**Problem description**
Among the lines below, take the one holding "float* ctx, int32_t B, int32_t T, void*", the one holding "typedef struct loco_head loco_head;", and all lines between them. Set them down exactly.
===== Records
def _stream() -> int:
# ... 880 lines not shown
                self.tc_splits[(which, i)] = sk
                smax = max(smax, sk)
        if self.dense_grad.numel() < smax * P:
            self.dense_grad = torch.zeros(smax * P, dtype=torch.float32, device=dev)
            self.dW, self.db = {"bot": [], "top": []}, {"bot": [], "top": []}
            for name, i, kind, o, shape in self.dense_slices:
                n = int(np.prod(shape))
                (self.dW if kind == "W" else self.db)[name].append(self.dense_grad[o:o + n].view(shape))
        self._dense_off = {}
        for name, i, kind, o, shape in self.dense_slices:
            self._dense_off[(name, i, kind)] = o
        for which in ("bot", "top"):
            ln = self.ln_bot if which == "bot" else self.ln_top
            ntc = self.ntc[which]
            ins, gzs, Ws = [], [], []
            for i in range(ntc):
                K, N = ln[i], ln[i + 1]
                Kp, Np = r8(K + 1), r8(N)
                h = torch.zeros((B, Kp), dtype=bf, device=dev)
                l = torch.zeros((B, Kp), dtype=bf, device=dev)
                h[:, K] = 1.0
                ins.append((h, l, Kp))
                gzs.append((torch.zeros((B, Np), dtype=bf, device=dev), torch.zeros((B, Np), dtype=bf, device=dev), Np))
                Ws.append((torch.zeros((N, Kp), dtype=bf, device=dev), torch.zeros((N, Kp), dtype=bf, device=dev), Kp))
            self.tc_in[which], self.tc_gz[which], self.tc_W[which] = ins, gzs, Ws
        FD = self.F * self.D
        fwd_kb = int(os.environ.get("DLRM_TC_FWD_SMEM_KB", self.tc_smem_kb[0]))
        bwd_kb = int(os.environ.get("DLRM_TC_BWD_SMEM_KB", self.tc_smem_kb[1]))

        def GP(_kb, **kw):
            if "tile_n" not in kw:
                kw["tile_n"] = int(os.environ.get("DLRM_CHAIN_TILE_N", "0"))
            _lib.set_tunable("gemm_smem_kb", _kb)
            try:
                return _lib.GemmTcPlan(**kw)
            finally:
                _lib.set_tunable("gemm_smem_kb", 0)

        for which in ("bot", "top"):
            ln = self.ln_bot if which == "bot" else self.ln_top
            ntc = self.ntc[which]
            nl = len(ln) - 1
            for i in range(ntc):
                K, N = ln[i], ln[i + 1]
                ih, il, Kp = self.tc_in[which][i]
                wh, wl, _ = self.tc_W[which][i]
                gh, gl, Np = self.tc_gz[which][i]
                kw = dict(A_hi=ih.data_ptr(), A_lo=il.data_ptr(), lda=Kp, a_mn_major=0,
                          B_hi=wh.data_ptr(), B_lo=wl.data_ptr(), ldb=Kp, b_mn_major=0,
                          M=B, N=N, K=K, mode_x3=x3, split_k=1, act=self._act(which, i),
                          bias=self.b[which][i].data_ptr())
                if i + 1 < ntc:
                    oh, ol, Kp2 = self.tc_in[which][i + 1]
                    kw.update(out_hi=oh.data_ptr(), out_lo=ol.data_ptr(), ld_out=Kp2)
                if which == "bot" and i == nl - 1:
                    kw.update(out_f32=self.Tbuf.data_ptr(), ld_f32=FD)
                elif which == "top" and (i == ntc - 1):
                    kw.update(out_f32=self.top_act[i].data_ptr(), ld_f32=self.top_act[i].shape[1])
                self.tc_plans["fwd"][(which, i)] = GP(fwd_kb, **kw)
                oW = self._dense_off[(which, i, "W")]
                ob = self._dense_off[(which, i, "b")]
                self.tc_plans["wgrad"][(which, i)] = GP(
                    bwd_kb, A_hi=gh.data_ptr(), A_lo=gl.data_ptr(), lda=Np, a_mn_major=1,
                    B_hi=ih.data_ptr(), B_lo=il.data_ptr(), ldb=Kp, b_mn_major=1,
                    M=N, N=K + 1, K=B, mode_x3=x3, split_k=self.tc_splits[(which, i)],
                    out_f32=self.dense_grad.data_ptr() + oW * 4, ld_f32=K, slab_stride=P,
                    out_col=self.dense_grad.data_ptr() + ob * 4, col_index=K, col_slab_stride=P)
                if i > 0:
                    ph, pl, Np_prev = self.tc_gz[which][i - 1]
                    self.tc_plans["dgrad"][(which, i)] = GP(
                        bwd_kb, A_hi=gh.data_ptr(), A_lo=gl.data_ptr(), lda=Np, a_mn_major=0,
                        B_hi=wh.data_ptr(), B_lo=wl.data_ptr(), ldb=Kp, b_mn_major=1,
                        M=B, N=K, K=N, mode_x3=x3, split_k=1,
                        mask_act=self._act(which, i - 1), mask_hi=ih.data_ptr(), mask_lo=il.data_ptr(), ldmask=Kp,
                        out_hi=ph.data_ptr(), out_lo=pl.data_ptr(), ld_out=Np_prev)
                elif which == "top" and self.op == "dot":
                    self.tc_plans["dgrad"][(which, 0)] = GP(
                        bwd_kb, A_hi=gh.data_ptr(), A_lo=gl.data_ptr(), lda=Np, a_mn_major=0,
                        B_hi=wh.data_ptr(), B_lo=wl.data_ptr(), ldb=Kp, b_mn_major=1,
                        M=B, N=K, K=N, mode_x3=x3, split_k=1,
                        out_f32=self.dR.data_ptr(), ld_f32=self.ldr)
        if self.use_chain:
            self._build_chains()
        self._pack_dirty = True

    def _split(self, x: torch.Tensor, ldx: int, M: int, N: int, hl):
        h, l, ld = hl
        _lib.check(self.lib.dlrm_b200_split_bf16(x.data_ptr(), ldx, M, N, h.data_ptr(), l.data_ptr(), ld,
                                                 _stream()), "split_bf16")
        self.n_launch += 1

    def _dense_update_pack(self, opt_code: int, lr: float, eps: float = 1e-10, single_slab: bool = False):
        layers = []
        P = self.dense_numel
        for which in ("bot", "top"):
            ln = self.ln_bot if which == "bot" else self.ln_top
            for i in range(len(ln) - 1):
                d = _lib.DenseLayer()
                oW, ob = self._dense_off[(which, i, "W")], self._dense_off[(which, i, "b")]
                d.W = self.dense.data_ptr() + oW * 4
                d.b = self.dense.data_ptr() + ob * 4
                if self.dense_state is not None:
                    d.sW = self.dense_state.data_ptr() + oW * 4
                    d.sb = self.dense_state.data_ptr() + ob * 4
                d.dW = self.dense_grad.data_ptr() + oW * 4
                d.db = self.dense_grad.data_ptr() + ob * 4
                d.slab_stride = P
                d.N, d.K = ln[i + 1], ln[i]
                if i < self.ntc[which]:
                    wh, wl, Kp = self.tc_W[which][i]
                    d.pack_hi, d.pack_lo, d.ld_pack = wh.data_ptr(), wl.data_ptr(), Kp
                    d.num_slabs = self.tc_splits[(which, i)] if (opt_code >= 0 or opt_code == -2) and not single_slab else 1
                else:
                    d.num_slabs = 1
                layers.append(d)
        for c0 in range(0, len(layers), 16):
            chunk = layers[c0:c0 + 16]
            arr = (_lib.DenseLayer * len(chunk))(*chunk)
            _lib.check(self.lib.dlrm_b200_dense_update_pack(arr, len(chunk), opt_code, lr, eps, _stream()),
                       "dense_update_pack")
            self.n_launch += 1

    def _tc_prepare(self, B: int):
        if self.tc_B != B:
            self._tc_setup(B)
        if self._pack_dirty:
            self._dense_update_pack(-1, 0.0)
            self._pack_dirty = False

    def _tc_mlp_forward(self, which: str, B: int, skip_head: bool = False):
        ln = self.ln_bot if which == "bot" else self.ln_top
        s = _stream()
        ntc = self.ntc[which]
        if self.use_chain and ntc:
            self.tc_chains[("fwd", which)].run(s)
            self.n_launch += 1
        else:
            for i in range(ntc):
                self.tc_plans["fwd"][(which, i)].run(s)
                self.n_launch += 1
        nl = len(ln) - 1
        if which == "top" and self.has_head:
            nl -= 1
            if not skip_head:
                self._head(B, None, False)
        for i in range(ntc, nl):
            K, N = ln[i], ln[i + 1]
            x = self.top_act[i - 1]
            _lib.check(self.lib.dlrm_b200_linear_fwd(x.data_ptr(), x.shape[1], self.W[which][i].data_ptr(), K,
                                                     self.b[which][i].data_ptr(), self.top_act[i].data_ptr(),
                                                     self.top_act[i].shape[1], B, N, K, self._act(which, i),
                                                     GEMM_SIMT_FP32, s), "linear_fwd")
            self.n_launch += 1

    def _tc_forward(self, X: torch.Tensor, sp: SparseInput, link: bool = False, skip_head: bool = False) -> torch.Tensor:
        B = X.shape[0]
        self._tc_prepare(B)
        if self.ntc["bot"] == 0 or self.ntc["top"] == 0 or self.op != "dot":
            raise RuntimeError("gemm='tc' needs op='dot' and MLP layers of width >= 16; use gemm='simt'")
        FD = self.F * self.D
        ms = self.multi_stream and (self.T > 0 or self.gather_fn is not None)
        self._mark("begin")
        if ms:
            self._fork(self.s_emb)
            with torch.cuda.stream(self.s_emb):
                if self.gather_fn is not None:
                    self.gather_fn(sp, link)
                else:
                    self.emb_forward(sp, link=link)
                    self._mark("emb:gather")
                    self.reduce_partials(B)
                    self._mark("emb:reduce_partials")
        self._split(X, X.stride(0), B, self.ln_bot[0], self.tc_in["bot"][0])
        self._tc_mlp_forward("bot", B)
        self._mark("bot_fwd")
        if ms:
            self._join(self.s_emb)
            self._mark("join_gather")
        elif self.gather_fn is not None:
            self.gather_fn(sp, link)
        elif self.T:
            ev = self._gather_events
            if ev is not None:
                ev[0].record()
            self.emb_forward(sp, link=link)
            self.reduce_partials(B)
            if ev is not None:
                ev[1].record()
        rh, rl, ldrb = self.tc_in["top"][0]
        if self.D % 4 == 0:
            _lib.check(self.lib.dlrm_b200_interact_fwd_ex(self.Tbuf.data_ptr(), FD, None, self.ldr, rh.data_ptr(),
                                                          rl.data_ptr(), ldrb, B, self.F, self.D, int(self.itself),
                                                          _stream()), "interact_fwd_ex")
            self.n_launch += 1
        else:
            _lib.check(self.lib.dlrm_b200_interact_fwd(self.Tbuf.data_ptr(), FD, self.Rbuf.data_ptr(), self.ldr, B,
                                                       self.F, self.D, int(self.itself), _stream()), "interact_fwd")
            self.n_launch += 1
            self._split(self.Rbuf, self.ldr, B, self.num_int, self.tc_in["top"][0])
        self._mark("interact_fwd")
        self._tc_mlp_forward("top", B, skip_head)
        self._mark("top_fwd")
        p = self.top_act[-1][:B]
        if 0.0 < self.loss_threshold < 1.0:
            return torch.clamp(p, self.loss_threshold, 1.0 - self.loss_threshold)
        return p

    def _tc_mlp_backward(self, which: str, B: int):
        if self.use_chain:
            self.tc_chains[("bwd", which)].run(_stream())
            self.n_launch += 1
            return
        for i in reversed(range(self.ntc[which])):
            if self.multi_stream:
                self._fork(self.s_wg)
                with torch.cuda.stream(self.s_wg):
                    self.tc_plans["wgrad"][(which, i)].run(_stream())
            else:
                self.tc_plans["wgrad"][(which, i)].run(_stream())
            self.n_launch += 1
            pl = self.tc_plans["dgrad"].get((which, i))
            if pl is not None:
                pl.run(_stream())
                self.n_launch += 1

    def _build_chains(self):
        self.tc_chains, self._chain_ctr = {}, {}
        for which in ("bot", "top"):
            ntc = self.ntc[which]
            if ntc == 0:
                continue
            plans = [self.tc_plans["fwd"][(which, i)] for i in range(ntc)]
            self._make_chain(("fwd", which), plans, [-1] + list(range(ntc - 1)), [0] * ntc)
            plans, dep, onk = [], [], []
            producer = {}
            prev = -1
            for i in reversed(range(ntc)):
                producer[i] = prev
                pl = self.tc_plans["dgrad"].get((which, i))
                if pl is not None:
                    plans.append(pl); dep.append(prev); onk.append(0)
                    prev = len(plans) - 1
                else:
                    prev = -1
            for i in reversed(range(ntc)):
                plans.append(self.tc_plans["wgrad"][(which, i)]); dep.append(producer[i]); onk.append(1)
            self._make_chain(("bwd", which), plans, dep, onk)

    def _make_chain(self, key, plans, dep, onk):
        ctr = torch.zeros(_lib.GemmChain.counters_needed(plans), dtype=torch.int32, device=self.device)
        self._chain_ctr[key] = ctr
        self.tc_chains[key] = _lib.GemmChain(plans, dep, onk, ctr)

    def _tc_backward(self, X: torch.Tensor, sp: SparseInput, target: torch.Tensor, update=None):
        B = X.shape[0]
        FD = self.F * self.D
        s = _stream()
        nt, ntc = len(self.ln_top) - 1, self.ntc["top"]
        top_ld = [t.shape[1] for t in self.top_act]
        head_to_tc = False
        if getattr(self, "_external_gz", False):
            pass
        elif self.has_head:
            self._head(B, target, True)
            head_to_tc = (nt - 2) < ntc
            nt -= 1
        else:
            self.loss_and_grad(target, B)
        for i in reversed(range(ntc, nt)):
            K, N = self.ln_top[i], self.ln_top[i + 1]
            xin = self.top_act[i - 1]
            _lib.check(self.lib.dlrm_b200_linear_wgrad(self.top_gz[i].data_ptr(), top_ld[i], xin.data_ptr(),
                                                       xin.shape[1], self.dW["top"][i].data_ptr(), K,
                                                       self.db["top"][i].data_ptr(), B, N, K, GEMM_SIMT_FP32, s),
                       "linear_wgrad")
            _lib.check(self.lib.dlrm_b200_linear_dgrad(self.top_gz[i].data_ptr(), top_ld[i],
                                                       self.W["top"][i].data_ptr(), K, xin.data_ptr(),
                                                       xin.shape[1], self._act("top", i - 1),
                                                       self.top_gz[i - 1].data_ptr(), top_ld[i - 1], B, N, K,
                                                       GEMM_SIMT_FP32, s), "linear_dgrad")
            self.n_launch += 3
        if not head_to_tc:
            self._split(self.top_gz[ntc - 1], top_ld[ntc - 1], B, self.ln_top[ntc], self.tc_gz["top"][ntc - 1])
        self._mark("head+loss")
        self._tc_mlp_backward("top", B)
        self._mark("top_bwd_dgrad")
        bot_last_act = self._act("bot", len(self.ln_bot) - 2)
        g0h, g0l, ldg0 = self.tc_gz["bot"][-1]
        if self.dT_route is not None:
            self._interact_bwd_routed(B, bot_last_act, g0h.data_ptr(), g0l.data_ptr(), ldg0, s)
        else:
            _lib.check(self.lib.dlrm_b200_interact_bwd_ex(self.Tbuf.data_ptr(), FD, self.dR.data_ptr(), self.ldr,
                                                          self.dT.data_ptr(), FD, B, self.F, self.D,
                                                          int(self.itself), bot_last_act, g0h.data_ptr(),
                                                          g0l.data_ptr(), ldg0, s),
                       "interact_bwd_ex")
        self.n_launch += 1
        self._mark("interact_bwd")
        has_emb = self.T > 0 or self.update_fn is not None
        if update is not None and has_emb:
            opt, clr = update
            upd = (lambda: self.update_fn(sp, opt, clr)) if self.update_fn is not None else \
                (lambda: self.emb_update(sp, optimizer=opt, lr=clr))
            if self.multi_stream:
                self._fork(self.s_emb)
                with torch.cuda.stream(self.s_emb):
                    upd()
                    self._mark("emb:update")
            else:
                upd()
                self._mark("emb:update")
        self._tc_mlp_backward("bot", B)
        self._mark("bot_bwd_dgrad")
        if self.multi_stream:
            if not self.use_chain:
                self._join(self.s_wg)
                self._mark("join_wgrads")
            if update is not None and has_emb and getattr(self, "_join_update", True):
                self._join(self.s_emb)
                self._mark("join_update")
==========
===== Records
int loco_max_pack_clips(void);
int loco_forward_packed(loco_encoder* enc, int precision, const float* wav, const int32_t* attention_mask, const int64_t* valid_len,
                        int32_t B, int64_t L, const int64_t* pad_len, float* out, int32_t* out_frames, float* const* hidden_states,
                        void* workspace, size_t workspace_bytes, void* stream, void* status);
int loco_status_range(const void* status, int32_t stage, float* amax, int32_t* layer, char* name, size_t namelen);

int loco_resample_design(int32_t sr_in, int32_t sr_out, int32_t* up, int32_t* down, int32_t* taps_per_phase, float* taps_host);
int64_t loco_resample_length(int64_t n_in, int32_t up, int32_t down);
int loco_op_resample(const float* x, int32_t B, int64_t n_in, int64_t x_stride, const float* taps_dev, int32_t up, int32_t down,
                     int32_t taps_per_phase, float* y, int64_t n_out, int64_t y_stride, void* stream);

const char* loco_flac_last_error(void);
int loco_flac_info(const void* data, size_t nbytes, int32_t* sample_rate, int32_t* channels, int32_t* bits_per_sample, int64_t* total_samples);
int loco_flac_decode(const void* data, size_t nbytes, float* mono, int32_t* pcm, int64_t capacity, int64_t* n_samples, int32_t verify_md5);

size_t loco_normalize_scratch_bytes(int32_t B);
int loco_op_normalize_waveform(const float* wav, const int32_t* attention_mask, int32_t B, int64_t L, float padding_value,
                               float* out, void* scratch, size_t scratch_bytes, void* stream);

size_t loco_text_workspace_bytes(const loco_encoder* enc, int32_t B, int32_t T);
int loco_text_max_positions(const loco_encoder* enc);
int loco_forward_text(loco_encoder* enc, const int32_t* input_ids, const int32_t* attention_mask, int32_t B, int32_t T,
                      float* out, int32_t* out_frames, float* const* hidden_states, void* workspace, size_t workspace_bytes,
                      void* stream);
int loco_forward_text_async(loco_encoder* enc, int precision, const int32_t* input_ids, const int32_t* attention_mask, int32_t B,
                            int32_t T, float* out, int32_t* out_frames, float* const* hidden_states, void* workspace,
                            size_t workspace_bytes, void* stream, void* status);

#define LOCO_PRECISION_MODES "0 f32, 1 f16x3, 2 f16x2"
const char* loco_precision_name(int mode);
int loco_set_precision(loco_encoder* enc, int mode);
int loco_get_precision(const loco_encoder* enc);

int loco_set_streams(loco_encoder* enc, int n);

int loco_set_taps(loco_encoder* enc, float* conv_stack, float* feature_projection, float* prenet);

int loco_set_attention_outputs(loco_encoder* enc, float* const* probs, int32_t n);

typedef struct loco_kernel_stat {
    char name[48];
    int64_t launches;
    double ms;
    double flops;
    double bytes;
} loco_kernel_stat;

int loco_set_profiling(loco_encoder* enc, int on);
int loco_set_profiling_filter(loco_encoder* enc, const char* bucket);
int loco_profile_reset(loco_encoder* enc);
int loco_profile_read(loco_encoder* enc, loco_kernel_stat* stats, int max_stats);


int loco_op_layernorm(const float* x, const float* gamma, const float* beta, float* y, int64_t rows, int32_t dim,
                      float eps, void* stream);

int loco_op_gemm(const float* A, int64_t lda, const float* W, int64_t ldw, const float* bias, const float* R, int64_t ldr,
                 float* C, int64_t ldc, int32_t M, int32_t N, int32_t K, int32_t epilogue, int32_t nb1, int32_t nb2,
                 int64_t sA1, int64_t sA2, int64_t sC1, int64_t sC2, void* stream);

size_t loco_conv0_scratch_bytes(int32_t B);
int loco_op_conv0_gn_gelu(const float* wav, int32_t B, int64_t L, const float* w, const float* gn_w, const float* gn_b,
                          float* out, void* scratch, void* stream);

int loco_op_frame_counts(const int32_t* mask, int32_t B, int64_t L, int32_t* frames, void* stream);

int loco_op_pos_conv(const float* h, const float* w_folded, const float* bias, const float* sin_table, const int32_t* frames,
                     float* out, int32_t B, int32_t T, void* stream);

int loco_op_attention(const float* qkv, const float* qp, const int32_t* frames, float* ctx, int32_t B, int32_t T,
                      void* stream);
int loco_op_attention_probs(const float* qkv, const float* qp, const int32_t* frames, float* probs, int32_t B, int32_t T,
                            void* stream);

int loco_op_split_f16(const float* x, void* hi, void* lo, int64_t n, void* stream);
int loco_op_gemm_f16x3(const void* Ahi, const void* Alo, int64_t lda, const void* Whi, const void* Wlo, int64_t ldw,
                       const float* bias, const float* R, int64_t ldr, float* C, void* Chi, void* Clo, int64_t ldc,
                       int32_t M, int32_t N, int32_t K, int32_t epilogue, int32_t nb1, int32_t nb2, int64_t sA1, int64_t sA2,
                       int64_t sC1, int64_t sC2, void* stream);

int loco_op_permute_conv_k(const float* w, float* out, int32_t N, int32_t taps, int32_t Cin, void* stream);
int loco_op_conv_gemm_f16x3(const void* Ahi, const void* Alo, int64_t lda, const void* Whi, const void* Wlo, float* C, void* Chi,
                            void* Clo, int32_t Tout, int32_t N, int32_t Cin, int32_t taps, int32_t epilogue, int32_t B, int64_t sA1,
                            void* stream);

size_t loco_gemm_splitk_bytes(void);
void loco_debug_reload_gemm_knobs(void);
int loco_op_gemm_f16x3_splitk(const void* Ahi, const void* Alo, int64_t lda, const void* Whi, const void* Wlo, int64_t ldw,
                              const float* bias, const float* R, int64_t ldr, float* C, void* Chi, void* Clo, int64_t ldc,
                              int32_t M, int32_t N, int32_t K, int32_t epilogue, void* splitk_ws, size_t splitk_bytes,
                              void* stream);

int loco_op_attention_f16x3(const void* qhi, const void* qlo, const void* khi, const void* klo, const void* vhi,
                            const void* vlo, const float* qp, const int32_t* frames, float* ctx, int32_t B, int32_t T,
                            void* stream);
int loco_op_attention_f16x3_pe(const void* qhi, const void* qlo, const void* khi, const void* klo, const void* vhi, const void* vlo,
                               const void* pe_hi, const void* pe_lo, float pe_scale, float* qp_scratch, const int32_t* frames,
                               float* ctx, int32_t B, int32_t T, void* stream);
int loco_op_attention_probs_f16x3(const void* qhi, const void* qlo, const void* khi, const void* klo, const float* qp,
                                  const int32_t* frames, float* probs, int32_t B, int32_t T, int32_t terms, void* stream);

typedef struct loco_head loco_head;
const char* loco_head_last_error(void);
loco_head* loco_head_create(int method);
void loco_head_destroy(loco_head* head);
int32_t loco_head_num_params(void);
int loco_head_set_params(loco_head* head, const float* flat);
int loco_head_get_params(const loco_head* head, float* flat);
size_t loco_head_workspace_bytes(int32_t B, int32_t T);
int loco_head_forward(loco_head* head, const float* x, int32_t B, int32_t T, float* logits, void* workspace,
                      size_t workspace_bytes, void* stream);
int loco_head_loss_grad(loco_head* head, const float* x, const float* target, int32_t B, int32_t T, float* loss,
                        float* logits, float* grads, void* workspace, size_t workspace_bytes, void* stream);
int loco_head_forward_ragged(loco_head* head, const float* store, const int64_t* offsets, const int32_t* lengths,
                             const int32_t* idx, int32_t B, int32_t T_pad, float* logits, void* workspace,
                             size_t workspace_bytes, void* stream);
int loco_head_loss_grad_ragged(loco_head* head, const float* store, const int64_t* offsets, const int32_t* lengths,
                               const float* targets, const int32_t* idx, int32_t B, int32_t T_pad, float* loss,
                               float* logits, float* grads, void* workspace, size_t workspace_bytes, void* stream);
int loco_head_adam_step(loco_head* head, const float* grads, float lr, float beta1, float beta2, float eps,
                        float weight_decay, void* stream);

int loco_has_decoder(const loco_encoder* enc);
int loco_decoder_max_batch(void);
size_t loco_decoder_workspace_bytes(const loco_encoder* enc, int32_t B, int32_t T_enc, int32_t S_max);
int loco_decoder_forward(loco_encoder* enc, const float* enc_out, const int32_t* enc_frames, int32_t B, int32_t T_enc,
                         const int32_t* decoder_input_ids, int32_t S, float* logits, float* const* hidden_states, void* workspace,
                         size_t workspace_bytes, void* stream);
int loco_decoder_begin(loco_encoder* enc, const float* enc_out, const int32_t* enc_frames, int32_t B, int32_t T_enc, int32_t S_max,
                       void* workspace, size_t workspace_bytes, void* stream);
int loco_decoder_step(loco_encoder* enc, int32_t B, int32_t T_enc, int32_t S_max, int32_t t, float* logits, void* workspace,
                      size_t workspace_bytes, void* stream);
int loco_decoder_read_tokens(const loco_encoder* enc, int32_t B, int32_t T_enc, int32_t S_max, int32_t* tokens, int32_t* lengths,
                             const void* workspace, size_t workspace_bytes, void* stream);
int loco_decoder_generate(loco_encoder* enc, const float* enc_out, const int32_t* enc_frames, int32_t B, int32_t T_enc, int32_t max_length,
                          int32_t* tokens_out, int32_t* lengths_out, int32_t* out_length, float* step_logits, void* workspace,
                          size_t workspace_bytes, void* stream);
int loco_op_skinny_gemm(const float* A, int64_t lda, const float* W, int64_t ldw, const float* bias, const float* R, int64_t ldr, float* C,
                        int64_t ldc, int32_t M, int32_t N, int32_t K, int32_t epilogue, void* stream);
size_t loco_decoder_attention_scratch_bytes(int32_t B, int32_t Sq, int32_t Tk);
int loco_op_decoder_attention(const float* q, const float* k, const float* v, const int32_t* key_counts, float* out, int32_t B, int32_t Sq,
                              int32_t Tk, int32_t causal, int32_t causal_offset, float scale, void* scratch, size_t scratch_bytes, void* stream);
==========
**Answer to the problem**
                               float* ctx, int32_t B, int32_t T, void* stream);
int loco_op_attention_probs_f16x3(const void* qhi, const void* qlo, const void* khi, const void* klo, const float* qp,
                                  const int32_t* frames, float* probs, int32_t B, int32_t T, int32_t terms, void* stream);

typedef struct loco_head loco_head;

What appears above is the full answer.